In a later note we’ll cover each of these sources of variance in depth
Variance = Tail Latency
Going back to our original premise of thinking about storage software as a soft realtime system. The statistical lens here highlights both average execution time and variance as considerations when designing and optimizing software. One key point is tail latency and execution time variance are equivalent. When considering operation execution time as a distribution, we want to reduce variance to bring down the aggregate tail latency.

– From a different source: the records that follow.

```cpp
int lvc_conv3x3_nhwc_f16x2(const float* x, const unsigned short* w_split, const float* scale, const float* shift,
                           const float* residual, float* y, int N, int H, int W, int C, int K, int Kg, int relu,
                           int res_mode, int ldy, int ldr, void* workspace, void* stream);
int lvc_conv3x3_nhwc_f16s1(const float* x, const unsigned short* w_split, const float* scale, const float* shift,
                           const float* residual, float* y, int N, int H, int W, int C, int K, int Kg, int relu,
                           int res_mode, int ldy, int ldr, void* workspace, void* stream);
int lvc_conv3x3_nhwc_f16x2_pipe(const float* x, const unsigned short* w_split, const float* scale, const float* shift,
                                const float* residual, float* y, int N, int H, int W, int C, int K, int Kg, int relu,
                                int res_mode, int ldy, int ldr, void* workspace, void* stream);
int lvc_conv3x3_nhwc_f16_levels(int oneacc, const float* const* xs, float* const* ys, const int* Hs, const int* Ws, int L,
                                const unsigned short* w_split, const float* scale, const float* shift, int N, int C, int K, int Kg,
                                int relu, void* workspace, void* stream);
int lvc_conv3x3_nhwc_f16_levels_pred(int oneacc, const float* const* xs, float* const* ys, const int* Hs, const int* Ws, int L,
                                     const unsigned short* w_split, const float* scale, const float* shift, int N, int C, int K, int Kg,
                                     int relu, const unsigned short* pred_w, const float* pred_scale, const float* pred_shift, int pred_K,
                                     int pred_rows, int pred_ld, int pred_slot, void* workspace, void* stream);
int lvc_conv3x3_nhwc_f16_layers(int oneacc, const float* const* xs, float* const* ys, const int* Hs, const int* Ws, int L,
                                const unsigned short* const* ws, const float* const* scales, const float* const* shifts, int N, int C,
                                int K, int Kg, int relu, void* workspace, void* stream);
void lvc_set_wino_streamk(int mode);
void lvc_set_nms_reduce_global(int on);
void lvc_set_halo_test_hooks(int ph, int pw, int force);
int lvc_conv3x3_nhwc_wino(const float* x, const unsigned short* u, const float* scale, const float* shift, float* y, int N, int H, int W,
                          int C, int K, int Kpad, int relu, int ldy, void* workspace, void* stream);
int lvc_conv3x3_nhwc_wino_pred(const float* x, const unsigned short* u, const float* scale, const float* shift, float* y, int N, int H,
                               int W, int C, int K, int Kpad, int relu, int ldy, const unsigned short* pred_w, const float* pred_scale,
                               const float* pred_shift, int pred_K, int pred_rows, int pred_slot, void* workspace, void* stream);
int lvc_conv1x1_nhwc_f16x2_pipe(const float* x, const unsigned short* w_split, const float* scale, const float* shift,
                                const float* residual, float* y, int N, int H, int W, int C, int K, int stride, int relu,
                                int res_mode, int ldy, int ldr, void* workspace, void* stream);
int lvc_conv1x1_nhwc_f16s1(const float* x, const unsigned short* w_split, const float* scale, const float* shift,
                           const float* residual, float* y, int N, int H, int W, int C, int K, int stride, int relu,
                           int res_mode, int ldy, int ldr, void* workspace, void* stream);
int lvc_conv3x3_nhwc_f16s1_presplit(const float* x, const unsigned short* w_split, const float* scale, const float* shift, void* y,
                                    int N, int H, int W, int C, int K, int Kg, int next_slot, void* workspace, void* stream);
int lvc_conv1x1_nhwc_f16s1_presplit(const void* x, const unsigned short* w_split, const float* scale, const float* shift,
                                    const float* residual, float* y, int N, int H, int W, int C, int K, int relu,
                                    int res_mode, int ldy, int ldr, void* workspace, void* stream);
int lvc_conv1x1_nhwc_f16s1_w2(const float* x, const unsigned short* w_split, const float* scale, const float* shift,
                              const float* residual, float* y, int N, int H, int W, int C, int K, int Kpad, int stride, int relu,
                              int res_mode, int ldy, int ldr, void* workspace, void* stream);
int lvc_conv1x1_chain_nhwc_f16s1(const float* x, int ldx, const unsigned short* wa, int wa_rows, const float* sa, const float* ta,
                                 const float* residual, int ldr, float* y1, int ldy1, int relu1, const unsigned short* wb,
                                 int wb_rows, const float* sb, const float* tb, float* y2, int ldy2, int relu2, int M, int K1,
// ... 236 lines not shown
```

### lvc_amd/_lib.py

```python
import ctypes
import os

_HERE = os.path.dirname(os.path.abspath(__file__))
_SO = os.environ.get("LVC_AMD_LIB") or os.path.join(_HERE, "liblvc_amd.so")
_lib = None

c_void_p = ctypes.c_void_p
c_int = ctypes.c_int
c_float = ctypes.c_float
c_double = ctypes.c_double
c_longlong = ctypes.c_longlong


class LvcNativeError(RuntimeError):
    pass


def lib():
    global _lib
    if _lib is None:
        if not os.path.exists(_SO):
            raise ImportError(
                "lvc_amd: native library {} not found; build it with "
                "`python -c 'import __graft_entry__ as g; g.build()'` or `make -C lvc_amd/csrc` "
                "(there is no CPU fallback)".format(_SO)
            )
        L = ctypes.CDLL(_SO)
        L.lvc_last_error.restype = ctypes.c_char_p
        L.lvc_batched_nms_workspace_bytes.restype = c_longlong
        L.lvc_tta_merge_workspace_bytes.restype = c_longlong
        L.lvc_group_norm_workspace_bytes.restype = c_longlong
        L.lvc_abi_version.restype = c_int
        L.lvc_set_wino_streamk.restype = None
        if os.environ.get("LVC_WINO_STREAMK", "0") != "0":
            L.lvc_set_wino_streamk(c_int(int(os.environ["LVC_WINO_STREAMK"])))
        L.lvc_set_nms_reduce_global.restype = None
        L.lvc_set_halo_test_hooks.restype = None
        if os.environ.get("LVC_NMS_REDUCE_GLOBAL", "0") != "0":
            L.lvc_set_nms_reduce_global(c_int(1))
        _lib = L
    return _lib


def check(status, what=""):
    if status != 0:
        msg = lib().lvc_last_error().decode("utf-8", "replace")
        lib().lvc_set_range_slot(0)
        raise LvcNativeError("{} failed (status {}): {}".format(what or "lvc_amd native call", status, msg))


def ptr(t):
    if t is None:
        return c_void_p(0)
    return c_void_p(t.data_ptr())


def current_stream(device=None):
    import torch

    return c_void_p(torch.cuda.current_stream(device).cuda_stream)
```

### lvc_amd/csrc/boxes.hip

```cpp
#include "common.h"
#include "select_common.h"
#include <stdlib.h>


extern "C" int lvc_batched_nms(const float*, const float*, const int*, const int*, int, int, double, int,
                               int*, int*, void*, long long, void*);
extern "C" long long lvc_batched_nms_workspace_bytes(int, int);

#define MAXL 8


__device__ __forceinline__ int block_excl_scan_1024(int v, int* sh, int* total) {
  const int lane = threadIdx.x & 63, wave = threadIdx.x >> 6;
  int x = v;
#pragma unroll
  for (int o = 1; o < 64; o <<= 1) {
    int t = __shfl_up(x, o);
    if (lane >= o) x += t;
  }
  __syncthreads();
  if (lane == 63) sh[wave] = x;
  __syncthreads();
  if (threadIdx.x == 0) {
    int s = 0;
    for (int w = 0; w < 16; ++w) { int t = sh[w]; sh[w] = s; s += t; }
    sh[16] = s;
  }
  __syncthreads();
  *total = sh[16];
  return sh[wave] + x - v;
// ... 183 lines not shown
  __shared__ int sh[20];
  const int l = blockIdx.x, b = blockIdx.y, tid = threadIdx.x;
  const int A = lv.A, HW = lv.H[l] * lv.W[l], n = HW * A;
  if (n <= TK_SLICE) return;
  const int k = topk < n ? topk : n;
  const int ld = lv.ld_logit[l];
  const float* lg = lv.logits[l] + (size_t)b * HW * ld;
  const unsigned int* keys = wkeys + (size_t)b * lv.key_off[lv.L] + lv.key_off[l];
  const int* H = hist_all + ((size_t)b * lv.L + l) * TK_HSTRIDE;
  unsigned int T;
  int need_eq;
  topk_prefix(H, 4, k, sh, &T, &need_eq);
  const int n_lt = k - need_eq;
  const int npad = k <= 1024 ? 1024 : TOPK_PAD;
  const u64* ck = ckeys + (size_t)b * Ntot + lv.cand_off[l];
  for (int i = tid; i < npad; i += 1024) sortbuf[i] = i < n_lt ? ck[i] : ~0ull;
  const int tie_total = H[1025];
  __syncthreads();
  if (tie_total <= TOPK_PAD) {
    const int* tl = ties + ((size_t)b * lv.L + l) * TOPK_PAD;
    int tp = 64;
    while (tp < tie_total) tp <<= 1;
    for (int i = tid; i < tp; i += 1024) tiebuf[i] = i < tie_total ? (unsigned int)tl[i] : 0xFFFFFFFFu;
    __syncthreads();
    bitonic_sort_lds(tiebuf, tp);
    for (int r = tid; r < need_eq; r += 1024) sortbuf[n_lt + r] = ((u64)T << 32) | tiebuf[r];
  } else {
    int eq_base = 0;
    for (int i0 = 0; i0 < n && eq_base < need_eq; i0 += 1024) {
      const int i = i0 + tid;
      const bool is_eq = i < n && keys[i] == T;
      int tot;
      const int rank = eq_base + block_excl_scan_1024(is_eq ? 1 : 0, sh, &tot);
      if (is_eq && rank < need_eq) sortbuf[n_lt + rank] = ((u64)T << 32) | (unsigned)i;
      eq_base += tot;
    }
  }
  __syncthreads();
  bitonic_sort_lds(sortbuf, npad);
  for (int r = tid; r < k; r += 1024) {
    const int i = (int)(sortbuf[r] & 0xFFFFFFFFu);
    const int pp = i / A, a = i - pp * A;
    cand_idx[(size_t)b * Ntot + lv.cand_off[l] + r] = i;
    cand_score[(size_t)b * Ntot + lv.cand_off[l] + r] = lg[(size_t)pp * ld + a];
  }
}
// ... 94 lines not shown
        if (sm > s || (sm == s && m < l)) lo = mid + 1; else hi = mid;
      }
      rank += lo;
    }
    if (rank < post_topk) {
      *reinterpret_cast<float4*>(pboxes + ((size_t)b * post_topk + rank) * 4) =
          *reinterpret_cast<const float4*>(sboxes + ((size_t)seg * SN + j) * 4);
      plogits[(size_t)b * post_topk + rank] = s;
    }
  }
  for (int r = nout + tid; r < post_topk; r += 1024) {
    *reinterpret_cast<float4*>(pboxes + ((size_t)b * post_topk + r) * 4) = float4{0.f, 0.f, 0.f, 0.f};
    plogits[(size_t)b * post_topk + r] = 0.f;
  }
  if (tid == 0) out_count[b] = nout;
}


static long long align16(long long x) { return (x + 15) & ~15ll; }

struct RpnPlan {
  int Ntot;
  long long nkeys;
  long long off_keys, off_cscore, off_cidx, off_cboxes, off_cscores2, off_clevels, off_ccount, off_keep, off_hist, off_ckeys, off_ties, off_nms, total;
  long long off_sboxes, off_sscores, off_scount, off_skeep, off_snk, off_snms, snms_bytes;
  int max_slices, SN;
};
static RpnPlan rpn_plan(int B, int L, int A, const int* Hs, const int* Ws, int pre_topk) {
  RpnPlan p;
  p.Ntot = 0; p.nkeys = 0; p.max_slices = 0;
  for (int l = 0; l < L; ++l) {
    long long n = (long long)Hs[l] * Ws[l] * A;
    p.nkeys += n;
    p.Ntot += (int)(n < pre_topk ? n : pre_topk);
    if (n > TK_SLICE) { int sl = (int)((n + TK_SLICE - 1) / TK_SLICE); if (sl > p.max_slices) p.max_slices = sl; }
  }
  long long o = 0;
  p.off_keys = o; o = align16(o + (long long)B * p.nkeys * 4);
  p.off_cscore = o; o = align16(o + (long long)B * p.Ntot * 4);
  p.off_cidx = o; o = align16(o + (long long)B * p.Ntot * 4);
  p.off_cboxes = o; o = align16(o + (long long)B * p.Ntot * 16);
  p.off_cscores2 = o; o = align16(o + (long long)B * p.Ntot * 4);
  p.off_clevels = o; o = align16(o + (long long)B * p.Ntot * 4);
  p.off_ccount = o; o = align16(o + (long long)B * 4);
  p.off_keep = o; o = align16(o + (long long)B * p.Ntot * 4);
  p.off_hist = o; o = align16(o + (long long)B * L * TK_HSTRIDE * 4);
  p.off_ckeys = o; o = align16(o + (long long)B * p.Ntot * 8);
  p.off_ties = o; o = align16(o + (long long)B * L * TOPK_PAD * 4);
  p.off_nms = o; o = align16(o + lvc_batched_nms_workspace_bytes(B, p.Ntot));
  p.SN = 0;
  for (int l = 0; l < L; ++l) {
    long long n = (long long)Hs[l] * Ws[l] * A;
    const int c = (int)(n < pre_topk ? n : pre_topk);
    if (c > p.SN) p.SN = c;
  }
  const long long segs = (long long)B * L;
  p.off_sboxes = o; o = align16(o + segs * p.SN * 16);
  p.off_sscores = o; o = align16(o + segs * p.SN * 4);
  p.off_scount = o; o = align16(o + segs * 4);
  p.off_skeep = o; o = align16(o + segs * p.SN * 4);
  p.off_snk = o; o = align16(o + segs * 4);
  p.snms_bytes = lvc_batched_nms_workspace_bytes((int)segs, p.SN);
  p.off_snms = o; o = align16(o + p.snms_bytes);
  p.total = o;
  return p;
}
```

If we think of the total application execution time as the sum of each operation, then reducing the # of operations (complexity of the software) and the amount of variance of each operation (choosing operations with low, bounded latency) will contribute to lower tail latency. In some cases, it’s even worth trading average case latency in exchange for bounds on tail latency (eg. simple data structures that do not require memory allocation but have slower average time lookups).
Takeaways
From the above discussion, let’s derive some high level take-aways
Benchmarks lie, report average time, not variance
Benchmarks nearly always offer the average/expected performance, and tell us nothing about the variance nor worst case execution times
Example: A cache in front of an ACL checker may give 25 nanosecond lookup times for cache hits 99% of the time, but the 1% of misses trigger a network call that takes 1000000 nanoseconds. Average performance might be on the order of 1000 nanoseconds, but it obscures the very high variance
Corollary: Nearly any benchmark of a cache backed API will be wildly inaccurate unless the hit/miss rate expected in production has been carefully simulated. Naive benchmarks of cached APIs are always wrong because they only fetch a small set of values and have a 100% hit rate.
Variance == Tail Latency
We speak of SLAs (Service Level Agreements) in terms of tail latency, and variance is synonymous with tail latency
Many storage system SLAs are defined in terms of tail latency (P90 or P99), thus variance is the enemy of latency SLAs
Average Case vs. Worst Case tradeoffs
Many data structures offer a tradeoff between lower average case execution time with higher variance
Example: Insertions into a hash table, inserts are normally very very fast, until a rehash occurs, memory allocations kick in, and worst case latency increases. Many operations we typically consider as O(1) are actually only amortized O(1) not absolute
Caches always trade off average case for worst case
Locking and cross thread coordination are among the worst contributors to variance, and thus tail latency
Locking, and by extension memory allocations, are some of the most costly operations in terms of added variance in a system, and are totally incompatible with low latency, soft realtime systems like storage systems, databases and operating systems
Per the charts above, JEMalloc and other modern allocations are highly optimized and incredibly fast...most of the time
Locks are particularly nasty, as they do not have bounded latency due to preemption and potential deadlocks/livelocks
System level variance/jitter is also very significant
Addressing system level variance is a major topic to be addressed in a later note
This whole series looks great. Thank you for putting it together. I'd love to learn this stuff when I can find some time.
I noticed you haven't got a lot of feedback and you haven't written for a while. I wanted to encourage you to keep writing as long as feel you have more to say.